=== ASSIGNMENT ===
Below are some records. Return exactly the lines from the one with "((unsigned)(m0 + (pw" to the one with "(nvalid && a.bnb_scale)", and nothing else.

=== RECORDS FOR PROCESSING ===
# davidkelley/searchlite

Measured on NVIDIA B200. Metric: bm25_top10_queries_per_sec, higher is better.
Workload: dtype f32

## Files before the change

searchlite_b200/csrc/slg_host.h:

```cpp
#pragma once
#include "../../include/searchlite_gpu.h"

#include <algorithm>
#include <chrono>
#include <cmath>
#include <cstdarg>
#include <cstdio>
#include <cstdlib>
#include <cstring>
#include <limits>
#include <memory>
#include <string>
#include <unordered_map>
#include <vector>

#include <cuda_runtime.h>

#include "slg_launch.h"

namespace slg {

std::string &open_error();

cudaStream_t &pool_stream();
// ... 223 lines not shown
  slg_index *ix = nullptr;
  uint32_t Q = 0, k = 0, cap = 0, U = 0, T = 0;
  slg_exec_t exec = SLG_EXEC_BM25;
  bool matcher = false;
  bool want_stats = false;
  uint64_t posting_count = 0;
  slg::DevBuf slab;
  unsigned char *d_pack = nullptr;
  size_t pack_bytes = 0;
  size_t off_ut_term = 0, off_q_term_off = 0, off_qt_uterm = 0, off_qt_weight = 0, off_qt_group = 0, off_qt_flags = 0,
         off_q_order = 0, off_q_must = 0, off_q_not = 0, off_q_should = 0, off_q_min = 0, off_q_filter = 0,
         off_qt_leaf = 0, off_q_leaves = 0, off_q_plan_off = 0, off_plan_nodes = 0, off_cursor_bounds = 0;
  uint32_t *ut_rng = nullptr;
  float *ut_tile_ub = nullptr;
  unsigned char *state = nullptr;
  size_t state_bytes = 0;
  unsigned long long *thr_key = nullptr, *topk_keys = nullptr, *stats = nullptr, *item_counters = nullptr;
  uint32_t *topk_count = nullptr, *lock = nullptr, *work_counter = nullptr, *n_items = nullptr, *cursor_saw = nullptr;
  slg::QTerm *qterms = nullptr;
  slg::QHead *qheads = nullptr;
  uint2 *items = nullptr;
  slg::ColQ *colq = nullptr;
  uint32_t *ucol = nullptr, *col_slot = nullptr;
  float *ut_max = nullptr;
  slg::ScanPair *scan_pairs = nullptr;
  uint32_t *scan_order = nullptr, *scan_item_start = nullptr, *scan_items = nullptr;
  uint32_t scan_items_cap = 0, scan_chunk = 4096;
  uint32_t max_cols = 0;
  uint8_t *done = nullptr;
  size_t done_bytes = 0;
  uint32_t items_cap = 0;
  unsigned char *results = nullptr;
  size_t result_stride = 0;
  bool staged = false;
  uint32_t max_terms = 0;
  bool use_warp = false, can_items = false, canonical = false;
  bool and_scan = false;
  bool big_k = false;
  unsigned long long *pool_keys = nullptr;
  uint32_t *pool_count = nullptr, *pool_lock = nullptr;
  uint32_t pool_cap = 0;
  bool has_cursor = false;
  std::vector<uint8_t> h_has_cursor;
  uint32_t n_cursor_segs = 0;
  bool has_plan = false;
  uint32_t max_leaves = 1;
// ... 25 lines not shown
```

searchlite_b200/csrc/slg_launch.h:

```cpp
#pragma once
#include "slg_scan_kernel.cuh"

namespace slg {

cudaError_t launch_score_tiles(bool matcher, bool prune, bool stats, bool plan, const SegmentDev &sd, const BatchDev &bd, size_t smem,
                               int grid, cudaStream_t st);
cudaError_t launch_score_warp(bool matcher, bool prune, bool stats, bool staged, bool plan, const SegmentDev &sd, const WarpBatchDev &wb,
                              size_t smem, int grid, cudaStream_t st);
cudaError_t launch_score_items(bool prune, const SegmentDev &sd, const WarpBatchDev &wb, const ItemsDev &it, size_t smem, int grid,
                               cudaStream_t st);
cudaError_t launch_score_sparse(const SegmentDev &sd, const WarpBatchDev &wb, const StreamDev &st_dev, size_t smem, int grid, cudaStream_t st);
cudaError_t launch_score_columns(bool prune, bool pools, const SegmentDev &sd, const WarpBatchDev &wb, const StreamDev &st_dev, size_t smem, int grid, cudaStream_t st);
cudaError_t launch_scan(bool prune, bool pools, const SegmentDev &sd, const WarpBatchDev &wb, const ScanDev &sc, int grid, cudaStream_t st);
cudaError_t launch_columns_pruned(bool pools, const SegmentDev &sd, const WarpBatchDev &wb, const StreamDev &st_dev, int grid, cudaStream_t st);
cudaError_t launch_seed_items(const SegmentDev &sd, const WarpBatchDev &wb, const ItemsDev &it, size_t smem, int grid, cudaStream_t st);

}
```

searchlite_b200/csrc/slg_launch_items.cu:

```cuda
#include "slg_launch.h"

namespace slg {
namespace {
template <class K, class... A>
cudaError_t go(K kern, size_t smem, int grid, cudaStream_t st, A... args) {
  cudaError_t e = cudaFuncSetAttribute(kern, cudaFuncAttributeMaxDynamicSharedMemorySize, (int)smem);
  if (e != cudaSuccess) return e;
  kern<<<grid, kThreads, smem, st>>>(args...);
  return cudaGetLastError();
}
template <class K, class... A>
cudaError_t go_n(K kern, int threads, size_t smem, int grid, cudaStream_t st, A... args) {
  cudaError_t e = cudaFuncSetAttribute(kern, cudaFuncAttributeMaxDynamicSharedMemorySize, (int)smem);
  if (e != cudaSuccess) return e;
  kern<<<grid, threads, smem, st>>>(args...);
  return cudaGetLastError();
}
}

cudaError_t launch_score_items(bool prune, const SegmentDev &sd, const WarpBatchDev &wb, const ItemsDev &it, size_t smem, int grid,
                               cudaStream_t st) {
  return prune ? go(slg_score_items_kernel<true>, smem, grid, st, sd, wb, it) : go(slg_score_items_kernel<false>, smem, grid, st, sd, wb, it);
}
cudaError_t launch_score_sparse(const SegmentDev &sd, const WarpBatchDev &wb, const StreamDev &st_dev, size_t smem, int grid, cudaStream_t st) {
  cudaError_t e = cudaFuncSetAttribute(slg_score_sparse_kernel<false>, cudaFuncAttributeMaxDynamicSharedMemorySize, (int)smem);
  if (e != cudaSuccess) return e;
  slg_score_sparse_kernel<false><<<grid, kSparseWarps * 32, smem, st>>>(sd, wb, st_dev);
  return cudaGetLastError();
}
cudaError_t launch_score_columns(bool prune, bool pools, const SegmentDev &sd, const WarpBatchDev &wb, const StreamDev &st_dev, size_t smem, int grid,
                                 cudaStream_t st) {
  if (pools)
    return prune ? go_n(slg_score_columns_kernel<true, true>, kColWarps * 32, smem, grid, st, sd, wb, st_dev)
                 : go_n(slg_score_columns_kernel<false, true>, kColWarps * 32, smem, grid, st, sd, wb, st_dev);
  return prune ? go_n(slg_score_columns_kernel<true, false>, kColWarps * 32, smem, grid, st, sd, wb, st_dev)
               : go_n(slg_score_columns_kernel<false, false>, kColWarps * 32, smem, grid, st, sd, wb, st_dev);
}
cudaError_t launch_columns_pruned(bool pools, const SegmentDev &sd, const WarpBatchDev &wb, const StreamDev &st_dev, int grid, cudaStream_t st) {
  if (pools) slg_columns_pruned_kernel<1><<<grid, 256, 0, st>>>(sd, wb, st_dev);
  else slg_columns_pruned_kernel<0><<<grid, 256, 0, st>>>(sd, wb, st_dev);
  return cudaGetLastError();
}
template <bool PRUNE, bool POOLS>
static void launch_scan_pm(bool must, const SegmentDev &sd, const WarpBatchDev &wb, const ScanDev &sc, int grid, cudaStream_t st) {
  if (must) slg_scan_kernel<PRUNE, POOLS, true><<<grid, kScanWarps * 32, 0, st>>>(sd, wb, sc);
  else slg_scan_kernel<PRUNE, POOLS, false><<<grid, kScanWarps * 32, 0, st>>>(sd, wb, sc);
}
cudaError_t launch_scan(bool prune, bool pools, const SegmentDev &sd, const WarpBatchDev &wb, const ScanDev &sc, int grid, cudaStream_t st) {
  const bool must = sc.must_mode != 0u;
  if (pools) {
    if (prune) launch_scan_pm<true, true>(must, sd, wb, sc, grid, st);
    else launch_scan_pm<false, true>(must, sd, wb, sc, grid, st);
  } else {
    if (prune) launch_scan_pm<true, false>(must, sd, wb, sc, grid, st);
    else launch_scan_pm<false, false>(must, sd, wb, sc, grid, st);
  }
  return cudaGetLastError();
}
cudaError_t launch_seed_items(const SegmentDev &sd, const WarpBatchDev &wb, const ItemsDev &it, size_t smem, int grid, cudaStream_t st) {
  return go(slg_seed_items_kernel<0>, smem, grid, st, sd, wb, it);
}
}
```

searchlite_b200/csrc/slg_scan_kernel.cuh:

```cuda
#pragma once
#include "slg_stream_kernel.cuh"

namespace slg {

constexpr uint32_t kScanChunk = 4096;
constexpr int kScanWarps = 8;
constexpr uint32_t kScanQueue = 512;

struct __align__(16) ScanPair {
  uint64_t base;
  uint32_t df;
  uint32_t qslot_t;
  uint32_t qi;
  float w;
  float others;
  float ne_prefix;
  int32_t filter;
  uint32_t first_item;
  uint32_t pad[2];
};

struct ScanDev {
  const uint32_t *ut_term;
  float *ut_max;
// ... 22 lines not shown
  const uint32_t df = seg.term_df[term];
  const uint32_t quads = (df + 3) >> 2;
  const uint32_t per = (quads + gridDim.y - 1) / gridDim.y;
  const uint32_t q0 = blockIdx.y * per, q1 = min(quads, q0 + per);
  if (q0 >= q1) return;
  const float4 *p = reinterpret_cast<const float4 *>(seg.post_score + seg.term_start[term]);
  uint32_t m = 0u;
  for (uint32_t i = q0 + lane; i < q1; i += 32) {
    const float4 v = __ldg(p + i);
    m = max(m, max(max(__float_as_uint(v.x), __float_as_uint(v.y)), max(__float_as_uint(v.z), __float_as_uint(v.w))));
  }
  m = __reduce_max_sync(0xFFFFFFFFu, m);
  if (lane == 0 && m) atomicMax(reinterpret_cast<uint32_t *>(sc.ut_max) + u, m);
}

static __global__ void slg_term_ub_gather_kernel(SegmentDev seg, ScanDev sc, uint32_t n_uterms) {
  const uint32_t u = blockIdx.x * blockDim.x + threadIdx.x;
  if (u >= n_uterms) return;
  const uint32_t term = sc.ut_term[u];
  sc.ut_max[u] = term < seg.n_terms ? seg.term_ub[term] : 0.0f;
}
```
...
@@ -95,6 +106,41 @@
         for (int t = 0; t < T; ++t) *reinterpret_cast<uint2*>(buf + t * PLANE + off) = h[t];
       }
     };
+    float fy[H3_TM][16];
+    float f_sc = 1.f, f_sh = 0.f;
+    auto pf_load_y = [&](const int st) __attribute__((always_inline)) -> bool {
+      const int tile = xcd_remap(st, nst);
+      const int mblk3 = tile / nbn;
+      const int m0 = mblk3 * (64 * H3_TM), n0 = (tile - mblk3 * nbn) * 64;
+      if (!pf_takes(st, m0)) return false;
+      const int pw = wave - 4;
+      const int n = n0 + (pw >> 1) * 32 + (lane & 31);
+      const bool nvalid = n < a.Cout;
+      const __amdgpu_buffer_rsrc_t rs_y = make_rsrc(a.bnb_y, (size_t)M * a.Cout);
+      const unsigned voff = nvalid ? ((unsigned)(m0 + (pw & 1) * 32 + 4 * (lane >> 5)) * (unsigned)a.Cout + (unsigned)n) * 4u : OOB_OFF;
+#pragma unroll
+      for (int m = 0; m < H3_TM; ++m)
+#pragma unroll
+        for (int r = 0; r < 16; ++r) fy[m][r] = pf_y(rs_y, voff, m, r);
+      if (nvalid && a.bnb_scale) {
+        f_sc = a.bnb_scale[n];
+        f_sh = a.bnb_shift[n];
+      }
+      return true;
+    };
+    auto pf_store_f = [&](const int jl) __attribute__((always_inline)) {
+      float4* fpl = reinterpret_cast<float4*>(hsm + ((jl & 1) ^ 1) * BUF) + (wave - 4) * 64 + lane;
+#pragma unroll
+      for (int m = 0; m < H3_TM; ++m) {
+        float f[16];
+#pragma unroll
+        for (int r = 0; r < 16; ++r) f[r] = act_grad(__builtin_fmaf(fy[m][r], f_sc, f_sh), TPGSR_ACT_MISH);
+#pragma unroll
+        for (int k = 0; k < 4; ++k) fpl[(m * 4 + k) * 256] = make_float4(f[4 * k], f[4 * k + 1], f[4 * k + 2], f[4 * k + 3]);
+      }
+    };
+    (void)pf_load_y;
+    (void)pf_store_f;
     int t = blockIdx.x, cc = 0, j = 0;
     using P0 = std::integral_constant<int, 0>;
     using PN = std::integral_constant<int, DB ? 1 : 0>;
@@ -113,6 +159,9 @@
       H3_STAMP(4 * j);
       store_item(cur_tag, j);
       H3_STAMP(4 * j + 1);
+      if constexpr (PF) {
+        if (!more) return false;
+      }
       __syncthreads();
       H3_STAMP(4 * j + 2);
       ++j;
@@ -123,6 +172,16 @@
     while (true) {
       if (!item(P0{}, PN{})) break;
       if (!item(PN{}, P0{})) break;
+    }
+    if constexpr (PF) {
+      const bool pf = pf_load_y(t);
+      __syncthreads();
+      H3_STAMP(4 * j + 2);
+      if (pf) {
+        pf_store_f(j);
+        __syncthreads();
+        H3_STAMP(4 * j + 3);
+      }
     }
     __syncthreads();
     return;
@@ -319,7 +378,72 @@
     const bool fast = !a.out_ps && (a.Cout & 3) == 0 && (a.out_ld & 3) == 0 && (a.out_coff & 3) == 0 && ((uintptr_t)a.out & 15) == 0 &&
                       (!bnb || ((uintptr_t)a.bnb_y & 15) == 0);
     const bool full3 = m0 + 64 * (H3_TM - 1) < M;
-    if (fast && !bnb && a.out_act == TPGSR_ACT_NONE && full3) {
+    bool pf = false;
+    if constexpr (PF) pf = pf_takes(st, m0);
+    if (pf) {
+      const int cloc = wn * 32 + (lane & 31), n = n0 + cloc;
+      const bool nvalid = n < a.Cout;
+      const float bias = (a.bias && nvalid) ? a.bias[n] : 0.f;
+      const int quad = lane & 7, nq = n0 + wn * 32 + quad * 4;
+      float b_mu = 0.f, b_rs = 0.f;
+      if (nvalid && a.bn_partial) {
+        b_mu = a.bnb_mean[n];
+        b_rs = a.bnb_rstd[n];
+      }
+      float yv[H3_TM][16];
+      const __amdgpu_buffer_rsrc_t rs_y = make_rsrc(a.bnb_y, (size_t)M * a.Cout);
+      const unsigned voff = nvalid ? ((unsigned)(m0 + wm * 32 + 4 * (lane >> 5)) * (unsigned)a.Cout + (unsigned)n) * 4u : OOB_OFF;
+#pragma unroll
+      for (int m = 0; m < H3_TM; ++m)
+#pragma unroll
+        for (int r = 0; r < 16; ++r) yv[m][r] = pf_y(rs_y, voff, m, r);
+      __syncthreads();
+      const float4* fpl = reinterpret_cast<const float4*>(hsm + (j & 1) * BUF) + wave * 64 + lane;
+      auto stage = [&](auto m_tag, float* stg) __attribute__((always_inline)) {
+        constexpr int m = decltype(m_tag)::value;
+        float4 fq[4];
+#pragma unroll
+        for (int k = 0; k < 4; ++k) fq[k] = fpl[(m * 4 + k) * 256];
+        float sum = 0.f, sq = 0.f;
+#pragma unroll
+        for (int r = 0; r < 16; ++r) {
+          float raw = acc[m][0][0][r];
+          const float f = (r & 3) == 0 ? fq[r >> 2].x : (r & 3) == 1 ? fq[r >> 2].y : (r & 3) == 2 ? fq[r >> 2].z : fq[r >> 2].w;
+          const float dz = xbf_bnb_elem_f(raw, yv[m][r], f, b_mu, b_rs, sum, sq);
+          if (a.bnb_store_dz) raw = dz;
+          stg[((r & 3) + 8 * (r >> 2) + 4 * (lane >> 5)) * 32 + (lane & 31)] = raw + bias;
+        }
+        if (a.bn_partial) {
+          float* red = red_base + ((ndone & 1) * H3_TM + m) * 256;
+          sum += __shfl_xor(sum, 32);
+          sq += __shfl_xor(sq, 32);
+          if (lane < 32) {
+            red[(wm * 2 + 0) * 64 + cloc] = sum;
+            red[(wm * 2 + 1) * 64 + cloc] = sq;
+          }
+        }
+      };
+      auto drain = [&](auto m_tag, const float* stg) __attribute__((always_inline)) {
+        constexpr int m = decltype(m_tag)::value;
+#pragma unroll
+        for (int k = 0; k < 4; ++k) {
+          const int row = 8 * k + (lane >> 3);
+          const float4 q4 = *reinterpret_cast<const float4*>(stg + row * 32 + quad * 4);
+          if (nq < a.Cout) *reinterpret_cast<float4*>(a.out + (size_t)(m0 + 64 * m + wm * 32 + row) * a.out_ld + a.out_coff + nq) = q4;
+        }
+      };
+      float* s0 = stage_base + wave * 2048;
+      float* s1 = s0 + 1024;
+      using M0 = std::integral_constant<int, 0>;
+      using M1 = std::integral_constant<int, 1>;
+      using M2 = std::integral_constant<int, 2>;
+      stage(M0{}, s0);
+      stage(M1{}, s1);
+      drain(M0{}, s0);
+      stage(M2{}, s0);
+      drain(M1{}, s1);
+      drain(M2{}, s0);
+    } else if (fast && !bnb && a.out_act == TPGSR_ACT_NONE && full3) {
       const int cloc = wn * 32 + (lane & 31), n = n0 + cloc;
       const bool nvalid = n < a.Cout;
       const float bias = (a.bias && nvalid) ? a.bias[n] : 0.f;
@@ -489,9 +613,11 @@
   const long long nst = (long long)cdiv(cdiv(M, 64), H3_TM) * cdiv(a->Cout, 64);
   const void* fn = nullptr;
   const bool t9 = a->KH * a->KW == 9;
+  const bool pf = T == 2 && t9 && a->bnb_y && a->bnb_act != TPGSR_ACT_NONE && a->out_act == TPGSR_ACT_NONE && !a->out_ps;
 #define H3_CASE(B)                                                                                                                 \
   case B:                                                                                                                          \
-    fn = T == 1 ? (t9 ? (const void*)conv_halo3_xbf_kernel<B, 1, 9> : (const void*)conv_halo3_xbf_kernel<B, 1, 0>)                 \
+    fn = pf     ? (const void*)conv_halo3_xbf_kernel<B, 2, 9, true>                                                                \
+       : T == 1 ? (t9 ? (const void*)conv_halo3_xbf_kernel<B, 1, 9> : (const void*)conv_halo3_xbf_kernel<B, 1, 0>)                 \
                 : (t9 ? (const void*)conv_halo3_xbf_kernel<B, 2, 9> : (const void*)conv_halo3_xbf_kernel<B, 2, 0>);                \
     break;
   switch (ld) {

=== ANSWER BOX ===
+      const unsigned voff = nvalid ? ((unsigned)(m0 + (pw & 1) * 32 + 4 * (lane >> 5)) * (unsigned)a.Cout + (unsigned)n) * 4u : OOB_OFF;
+#pragma unroll
+      for (int m = 0; m < H3_TM; ++m)
+#pragma unroll
+        for (int r = 0; r < 16; ++r) fy[m][r] = pf_y(rs_y, voff, m, r);
+      if (nvalid && a.bnb_scale) {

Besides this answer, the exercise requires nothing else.